Fame - He's a thief, so he tries to stay under the radar.
Power - Not interested.
Good deeds - Not a hippie.
I'd say generally my character doesn't need a hook. He just wants to get XP to level, so that he can increase his abilities. But if you threw in a quest feat or some other bonus to his natural abilities as a reward, that would definitely motivate him.
If you are actually going to *fight* to not have a reason to work with the group, it's hardly the DM's fault if your character gets left in the bar.
And yeah, if this is one character, he's insane, being a person who steals things but has an anti-materialist Exalted feat and yet heaps contempt on doing good deeds, as well as being a power-craving person who isn't interested in power. Saying that he's cuckoo for cocoa-puffs would have been a shorter, and equally useful, character description.

RicoTheBold |

It wouldn't be such a difficult thing for me if my players were just a little more considerate of the other people sitting at the table, but they're not. The aforementioned roll-players hear "girls missing after going to the cemetary to visit their father's grave" and immediately start heading that way, leaving several of the players behind.
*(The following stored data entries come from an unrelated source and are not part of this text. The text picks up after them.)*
diff --git a/fdn-tip2025_amd/csrc/patchfft.hip b/fdn-tip2025_amd/csrc/patchfft.hip
--- a/fdn-tip2025_amd/csrc/patchfft.hip
+++ b/fdn-tip2025_amd/csrc/patchfft.hip
@@ -595,11 +595,16 @@
 
     constexpr int KS = KST * 3 + 1;
     constexpr bool AW_AHEAD = KS <= 7;
-    fdn_u32x4 aw[AW_AHEAD ? KS : 1];
+    fdn_u32x4 aw[KS];
+    const rsrc_t rwp = mk_rsrc(a.wpk, (unsigned)(a.nchunks * KS) * 1024u);
+    auto aw_fetch_late = [&](int ch) {
+#pragma unroll
+        for (int j = 0; j < KS; ++j) aw[j] = __builtin_amdgcn_raw_buffer_load_b128(rwp, (unsigned)lane * 16u, (unsigned)((ch * KS + j) * 1024), 0);
+    };
     auto aw_fetch = [&](int ch) {
         const fdn_u32x4* wp = reinterpret_cast<const fdn_u32x4*>(a.wpk) + ((long)ch * KS) * 64 + lane;
 #pragma unroll
-        for (int j = 0; j < (AW_AHEAD ? KS : 1); ++j) aw[j] = wp[j * 64];
+        for (int j = 0; j < KS; ++j) aw[j] = wp[j * 64];
     };
     float st_w = 0.f, st_w1 = 0.f, st_f0 = 0.f, st_f1 = 0.f;
     const rsrc_t rdw = mk_rsrc(a.dww, (unsigned)(4 * E * 9) * 4u), rfw = mk_rsrc(a.fftw, (unsigned)(E * 40) * 4u);
@@ -633,7 +638,6 @@
         if (tid < 64) fgs[tid + 256] = st_f1;
     };
     auto mfma_phase = [&](int ch) __attribute__((always_inline)) {
-        const fdn_u32x4* wp_ = reinterpret_cast<const fdn_u32x4*>(a.wpk) + ((long)ch * KS) * 64 + lane;
         int po[3];
         if constexpr (KST >= 4) {
             int t = threadIdx.x;
@@ -656,13 +660,12 @@
                 for (int r = 0; r < 16; ++r) acc[r] = 0.f;
 #pragma unroll
                 for (int ks = 0; ks < KST; ++ks) {
-                    const fdn_u32x4 a3[3] = {AW_AHEAD ? aw[3 * ks] : wp_[(3 * ks) * 64], AW_AHEAD ? aw[3 * ks + 1] : wp_[(3 * ks + 1) * 64],
-                                             AW_AHEAD ? aw[3 * ks + 2] : wp_[(3 * ks + 2) * 64]};
+                    const fdn_u32x4 a3[3] = {aw[3 * ks], aw[3 * ks + 1], aw[3 * ks + 2]};
                     acc = fdn_mfma_split6(a3, xb[si][ks], acc);
                 }
                 const bool one = (onebits >> si) & 1u;
                 const fdn_u32x4 xone = {one ? 0x3F803F80u : 0u, one ? 0x00003F80u : 0u, 0u, 0u};
-                acc = fdn_mfma_bf16(AW_AHEAD ? aw[KS - 1] : wp_[(KS - 1) * 64], xone, acc);
+                acc = fdn_mfma_bf16(aw[KS - 1], xone, acc);
                 if constexpr (CELLS) {
 #pragma unroll
                     for (int g = 0; g < 4; ++g)
@@ -676,12 +679,15 @@
         if (AW_AHEAD && ch + 1 < a.nchunks) aw_fetch(ch + 1);
     };
     if (AW_AHEAD) aw_fetch(0);
+    if (!AW_AHEAD) aw_fetch_late(0);
     stage_fetch(0);
     stage_store();
     for (int ch = 0; ch < a.nchunks; ++ch) {
         const int e0 = ch * FEG;
         const int e = e0 + el;
         const bool more = ch + 1 < a.nchunks;
+        const int live = E - e0;
+        const bool wave_live = 2 * __builtin_amdgcn_readfirstlane(wave) < live;
         mfma_phase(ch);
         if (more) stage_fetch(ch + 1);
         __syncthreads();
@@ -708,7 +714,9 @@
                     for (int dx = 0; dx < 3; ++dx) o8[j] = fmaf(wkt[dy * 3 + dx], v[j + dx], o8[j]);
             }
         };
-        if constexpr (CELLS) {
+        float vv8[8] = {0.f, 0.f, 0.f, 0.f, 0.f, 0.f, 0.f, 0.f};
+        if (!wave_live) {
+        } else if constexpr (CELLS) {
             const f32x4* hc = reinterpret_cast<const f32x4*>(hid) + el * FPL + row * FRS + px * 8;
             f32x4 wk4[9];
 #pragma unroll
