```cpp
int upload_flood(ps_engine* e) {
  if (e->flood.version == e->flood_up) return PS_OK;
  const auto& TK = e->flood.tasks;
  const auto& SG = e->flood.segs;
  const size_t n = TK.size();
  HIP_TRY(e->d_flood_tasks.ensure(std::max<size_t>(n, 1) * sizeof(FloodTask)), "alloc flood tasks");
  HIP_TRY(e->d_flood_segs.ensure(std::max<size_t>(SG.size(), 1) * sizeof(FloodSeg)), "alloc flood segments");
  bool fresh = false;
  HIP_TRY(e->d_flood_gran.ensure(std::max<size_t>(e->flood.granules, 1) * 8, &fresh), "alloc flood granules");
  if (fresh) HIP_TRY(hipMemsetAsync(e->d_flood_gran.p, 0, e->d_flood_gran.bytes, e->stream), "clear granules");
// ... 198 lines not shown
  uint32_t reach_a = 0;
  bool twin = false, pcap = false, alt_sets = false, overlap = false, fold = false, sigwin = false;
  std::vector<uint64_t> gkey;
  WindowStart ws{};
  const void* staged[4] = {nullptr, nullptr, nullptr, nullptr};
  ExpandArgs a{};
  PullArgs pa{};
  uint64_t* arr[2] = {nullptr, nullptr};
  uint64_t* partials = nullptr;
  uint64_t* stats = nullptr;
  uint32_t stats_rows = 0, n_waves = 0;
  bool upfront = false;
  bool zero_copy = false;
  std::vector<const uint8_t*> peer_region;
  bool gate_done = false, reach_a_done = false;
  bool cprof = false;
  bool host_stats_written = false;
  bool reduce_side = false;
  size_t ev_used = 0;
  std::vector<uint32_t> ev_round;
  uint32_t launches = 0;
  uint32_t r = 0;
  std::vector<uint64_t> s_off, s_len, r_off, r_len;
  Clock::time_point t_w0, t_w1, t_w3, t_first, t_enq;

  bool defers(uint32_t r) {
    return e->defer_last && e->defer_into && !record && !timed && r <= PS_MAX_ROUNDS &&
           (e->world == 1 || L.planned0 <= PS_MAX_ROUNDS);
  }

// ... 450 lines not shown
  }

  int launch_chain(uint32_t r, bool xr) {
    const uint32_t len = e->pair.len[r];
    const uint32_t last = r + len - 1;
    const bool ntc =
        last == L.planned0 || (last < e->pull.bytes.size() && e->pull.bytes[last] >= ps_engine::kNtBytes);
    pa.slot_mod = kPairSlots;
    pa.row_ptr = e->d_row_ptr.as<uint32_t>();
    for (uint32_t k = 0; k < kChainLevels; ++k)
      pa.partials_r[k] = k < len ? partials + static_cast<size_t>(e->woff_host[r + k]) * kNumCtr : nullptr;
    HIP_TRY(time_mark(true), "event");
    ++launches;
    uint64_t* const prof = cprof ? e->d_chain_prof.as<uint64_t>() : nullptr;
    pa.prof = prof ? prof + static_cast<size_t>(e->pair.lo[r]) * kChainProf : nullptr;
    HIP_TRY(launch_pull_chain(pa, e->d_chain.as<ChainChunk>() + e->pair.lo[r], e->pair.gsplit[r] - e->pair.lo[r], r,
                              record, ntc, false, e->opts.chain_nt, e->opts.chain_waves, s),
            "pull chain");
    pa.prof = prof ? prof + static_cast<size_t>(e->pair.gsplit[r]) * kChainProf : nullptr;
    HIP_TRY(launch_pull_chain(pa, e->d_chain.as<ChainChunk>() + e->pair.gsplit[r], e->pair.hi[r] - e->pair.gsplit[r],
                              r, record, ntc, true, e->opts.chain_nt, e->opts.chain_waves, s),
            "pull chain (column slices)");
    pa.prof = nullptr;
    HIP_TRY(time_mark(false), "event");
    if (xr) HIP_TRY(hipStreamWaitEvent(s, e->ev_xchg, 0), "exchange join");
    return PS_OK;
  }

  int launch_pull_round(uint32_t r, bool pair, bool xr, hipStream_t xs) {
    const uint32_t rw = pair ? r + 1 : r;
    const bool nt = rw < e->pull.bytes.size() && (e->pull.bytes[rw] >= ps_engine::kNtBytes || rw == L.planned0);
    pa.partials = partials + static_cast<size_t>(e->woff_host[r]) * kNumCtr;
    pa.slot_mod = pair ? kPairSlots : kPullSlots;
// ... 781 lines not shown
```

### go-libp2p-pubsub_amd/psengine/__init__.py

```python
from __future__ import annotations

import ctypes as C
import os

import numpy as np

from . import _build

NONE = 0xFFFFFFFF
HOP_NONE = 0xFF
MAX_ROUNDS = 256

PS_OK = 0
ERRORS = {
    -1: "PS_E_INVAL", -2: "PS_E_NOMEM", -3: "PS_E_STATE", -4: "PS_E_NOPARENT",
    -5: "PS_E_UNREACHABLE", -6: "PS_E_DEVICE", -7: "PS_E_RANGE", -8: "PS_E_NOTREADY",
}
PART_PEER = 0
PART_SUBTREE = 1
F_RECORD_HOPS = 0x1
F_TIME_KERNELS = 0x2
F_NO_LAZY_SEEN = 0x4
F_COMPACT = 0x8
MODE_COMPACT, MODE_LEVEL_PULL, MODE_FLOOD = 0, 2, 3
# ... 162 lines not shown
    ("ps_blame_track", C.c_int, [_P, _u32p, C.c_size_t, C.c_size_t]),
    ("ps_blame_take", C.c_int, [_P, C.POINTER(_u64p), C.POINTER(_u32p), C.POINTER(_u32p), C.POINTER(_u32p),
                                C.POINTER(_u32p), C.POINTER(_u32p), _u64p, _u64p, _u64p, _u64p]),
    ("ps_peer_report", C.c_int, [_P, _u32p, C.c_size_t, C.c_uint32, C.POINTER(Report), C.c_size_t]),
    ("ps_report_track", C.c_int, [_P, _u32p, C.c_size_t, C.c_uint32]),
    ("ps_report_take", C.c_int, [_P, C.POINTER(Report), C.c_size_t, _u64p, _u64p]),
    ("ps_dist_report", C.c_int, [_P, _u32p, C.c_size_t, C.c_uint32, C.POINTER(Report), C.c_size_t]),
    ("ps_dist_cut", C.c_int, [_P, _u32p, C.c_size_t, _u64p, _u64p, _u64p, _u64p]),
    ("ps_dist_blame", C.c_int, [_P, _u32p, C.c_size_t, C.POINTER(_u64p), C.POINTER(_u32p), C.POINTER(_u32p),
                                C.POINTER(_u32p), C.POINTER(_u32p), C.POINTER(_u32p), _u64p]),
    ("ps_topic_spread", C.c_int, [_P, _u32p, C.c_size_t, _u64p, _u64p, _u64p, _u64p, _u64p, _u64p]),
    ("ps_spread_track", C.c_int, [_P, _u32p, C.c_size_t]),
    ("ps_spread_take", C.c_int, [_P, _u64p, _u64p, _u64p, _u64p, _u64p, _u64p, _u64p, _u64p]),
    ("ps_seen_digest", C.c_int, [_P, _u64p]),
    ("ps_overlapped_windows", C.c_int, [_P, _u64p]),
    ("ps_msg_encode", C.c_int, [C.POINTER(MessageC), C.c_char_p, C.c_size_t, C.POINTER(C.c_size_t)]),
    ("ps_msg_decode", C.c_int, [C.c_char_p, C.c_size_t, C.POINTER(MessageBuf), C.POINTER(C.c_size_t)]),
    ("ps_dist_unique_id", C.c_int, [C.POINTER(C.c_uint8)]),
    ("ps_dist_init", C.c_int, [_P, C.POINTER(DistConfig), C.POINTER(C.c_uint8)]),
    ("ps_device_count", C.c_int, [_i32p]),
    ("ps_dist_ipc_id", C.c_int, [C.POINTER(C.c_uint8)]),
    ("ps_dist_init_ipc", C.c_int, [_P, C.POINTER(DistConfig), C.POINTER(C.c_uint8)]),
    ("ps_loopback_create", C.c_int, [C.c_int32, C.POINTER(_P)]),
    ("ps_loopback_destroy", None, [_P]),
    ("ps_dist_init_loopback", C.c_int, [_P, C.POINTER(DistConfig), _P]),
    ("ps_partition_owner", C.c_int, [_u32, _u32, _u32p, _u32, C.POINTER(DistConfig), _i32p]),
]

G_NODE_PEER, G_NODE_PARENT, G_NODE_TOPIC, G_NODE_FLAGS, G_ROW_PTR, G_COL, G_TOPIC, G_BUILD = range(8)
NODE_LIVE, NODE_INTERNAL, NODE_SPLIT = 1, 2, 4
# ... 669 lines not shown
        from . import plan

        return graph_get(plan.lib(), self._h, what, index)

    def graph_topic(self, topic: int) -> dict:
        return graph_topic(self.graph(G_TOPIC, topic))

    def build_report(self) -> dict:
        return build_report(self.graph(G_BUILD))

    def overlapped_windows(self) -> int:
        d = C.c_uint64()
        self._check(self._L.ps_overlapped_windows(self._h, C.byref(d)))
        return d.value

    def dist_init(self, rank: int, world: int, unique_id: bytes, partition: int = PART_PEER,
                  split_depth: int = 0):
        dc = DistConfig(rank, world, partition, split_depth)
        uid = (C.c_uint8 * 128).from_buffer_copy(unique_id)
        self._check(self._L.ps_dist_init(self._h, C.byref(dc), uid))

    def dist_init_ipc(self, rank: int, world: int, group_id: bytes, partition: int = PART_PEER,
                      split_depth: int = 0, copy: bool = False, inplace: bool = False):
        flags = (DIST_F_COPY if copy else 0) | (DIST_F_INPLACE if inplace else 0)
        dc = DistConfig(rank, world, partition, split_depth, flags, 0)
        gid = (C.c_uint8 * 128).from_buffer_copy(group_id)
        self._check(self._L.ps_dist_init_ipc(self._h, C.byref(dc), gid))

    def dist_init_loopback(self, group: "Loopback", rank: int, partition: int = PART_PEER,
                           split_depth: int = 0, copy: bool = False, inplace: bool = False):
# ... 69 lines not shown
```

### go-libp2p-pubsub_amd/psengine/_build.py

```python
from __future__ import annotations

import os
import subprocess

PKG = os.path.dirname(os.path.dirname(os.path.abspath(__file__)))
REPO = os.path.dirname(PKG)
CSRC = os.path.join(PKG, "csrc")
LIBDIR = os.path.join(PKG, "lib")
LIB = os.path.join(LIBDIR, "libpsengine.so")
HIPCC = os.environ.get("HIPCC", "/opt/rocm/bin/hipcc")
ARCH = "gfx950"

SOURCES = ["kernels.hip", "pull.hip", "flood.hip", "gbuild.hip", "drain.hip", "graph.cpp", "plan.cpp", "run.cpp", "api.cpp",
           "drain_tables.cpp", "drain_standing.cpp", "drain.cpp", "drain_shared.cpp", "drain_sink.cpp", "drain_topics.cpp",
           "drain_load.cpp", "drain_hops.cpp", "drain_downstream.cpp", "drain_cut.cpp", "drain_report.cpp",
           "drain_dist.cpp", "drain_spread.cpp", "drain_blame.cpp", "drain_blame_track.cpp", "drain_spread_track.cpp",
           "tree.cpp", "dist.cpp", "codec.cpp", "pubsub.cpp"]
HEADERS = ["kernels.hpp", "devutil.hpp", "gbuild.hpp", "tree.hpp", "dist.hpp", "engine.hpp", "drain_impl.hpp"]


def _stale() -> bool:
    if not os.path.exists(LIB):
        return True
    t = os.path.getmtime(LIB)
    deps = [os.path.join(CSRC, f) for f in SOURCES + HEADERS]
    deps.append(os.path.join(REPO, "include", "psengine.h"))
    deps.append(os.path.join(REPO, "include", "pubsub.hpp"))
    deps.append(os.path.join(REPO, "include", "psengine_plan.h"))
# ... 56 lines not shown
```

### go-libp2p-pubsub_amd/psengine/plan.py

```python
from __future__ import annotations

import ctypes as C

import numpy as np

from . import (DistConfig, EngineError, G_BUILD, G_TOPIC, PART_PEER, PlanOpts, _P, _p, _u32arr, build_report,
               graph_get, graph_topic, load)

(INFO, NODES, PARENT, GHOST_REF, TOPIC, LAYOUT, ROUND_KIND, PULL, PAIR, XCHG, SEGS, SHIP, PACK, CHAIN,
 SCHEDULE) = range(15)
CHAIN_FIELDS = ("node_begin", "node_end", "topic", "W", "row0", "w0", "S", "levels", "r0", "group")
CHAIN_LEVELS = 6
CHUNK_FIELDS = ("node_begin", "node_end", "topic", "W", "row0", "e_lo", "e_hi", "gin", "gout", "group",
                "p_lo", "p_hi", "c_lo")
PROTOTYPES = [
    ("ps_plan_create", C.c_int, [C.c_uint32, C.c_uint32, C.POINTER(C.c_uint32), C.POINTER(C.c_uint32),
                                 C.POINTER(DistConfig), C.POINTER(_P)]),
    ("ps_plan_destroy", None, [_P]),
    ("ps_plan_set_msg_window", C.c_int, [_P, C.c_uint32]),
    ("ps_plan_window", C.c_int, [_P, C.POINTER(C.c_uint32), C.POINTER(C.c_uint32), C.c_size_t, C.c_uint32]),
    ("ps_plan_get", C.c_int, [_P, C.c_uint32, C.c_uint32, C.POINTER(C.c_uint64), C.c_size_t,
                              C.POINTER(C.c_size_t)]),
    ("ps_graph_get", C.c_int, [_P, C.c_uint32, C.c_uint32, C.POINTER(C.c_uint64), C.c_size_t,
                               C.POINTER(C.c_size_t)]),
]
# ... 142 lines not shown
        out["desc"] = out["desc"].reshape(-1, 3)
        return out

    def chain(self, q: int):
        v = self.get(CHAIN, q)
        n = int(v[0])
        if n == 0:
            return 0, []
        body = v[1:].reshape(-1, len(CHAIN_FIELDS) + CHAIN_LEVELS + 1)
        out = []
        for row in body:
            c = dict(zip(CHAIN_FIELDS, (int(x) for x in row[:len(CHAIN_FIELDS)])))
            c["first"] = [int(x) for x in row[len(CHAIN_FIELDS):]]
            out.append(c)
        return n, out
```

### include/psengine.h

```cpp
#ifndef PSENGINE_H
#define PSENGINE_H

#include <stddef.h>
#include <stdint.h>

#ifdef __cplusplus
extern "C" {
#endif

#define PS_NONE 0xFFFFFFFFu
#define PS_HOP_NONE 0xFFu
#define PS_MAX_ROUNDS 256

enum ps_status {
  PS_OK = 0,
  PS_E_INVAL = -1,
  PS_E_NOMEM = -2,
  PS_E_STATE = -3,
  PS_E_NOPARENT = -4,
  PS_E_UNREACHABLE = -5,
  PS_E_DEVICE = -6,
  PS_E_RANGE = -7,
  PS_E_NOTREADY = -8
};
// ... 264 lines not shown

int ps_topic_spread(ps_engine* e, const uint32_t* topic, size_t n,
                    uint64_t* reached_out, uint64_t* deliv_out,
                    uint64_t* unreached_out, uint64_t* stranded_out,
                    uint64_t* copies_out, uint64_t* dup_out);
int ps_spread_track(ps_engine* e, const uint32_t* topic, size_t n);
int ps_spread_take(ps_engine* e,
                   uint64_t* reached_out, uint64_t* deliv_out,
                   uint64_t* unreached_out, uint64_t* stranded_out,
                   uint64_t* copies_out, uint64_t* dup_out,
                   uint64_t* n_windows_out, uint64_t* n_truncated_out);
int ps_seen_digest(ps_engine* e, uint64_t* digest_out);
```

The others are content to do frivolous crap in the bar, and I am left with forcing their hands, or letting the party split. Every time the party splits, though, the players who aren't actively involved with the current action get bored and start distracting everyone else.
Of course, once they all get to the cemetary and are slaughtering zombies all is well and right with the group, but still. The first few minutes if any campaign are always the worst for me.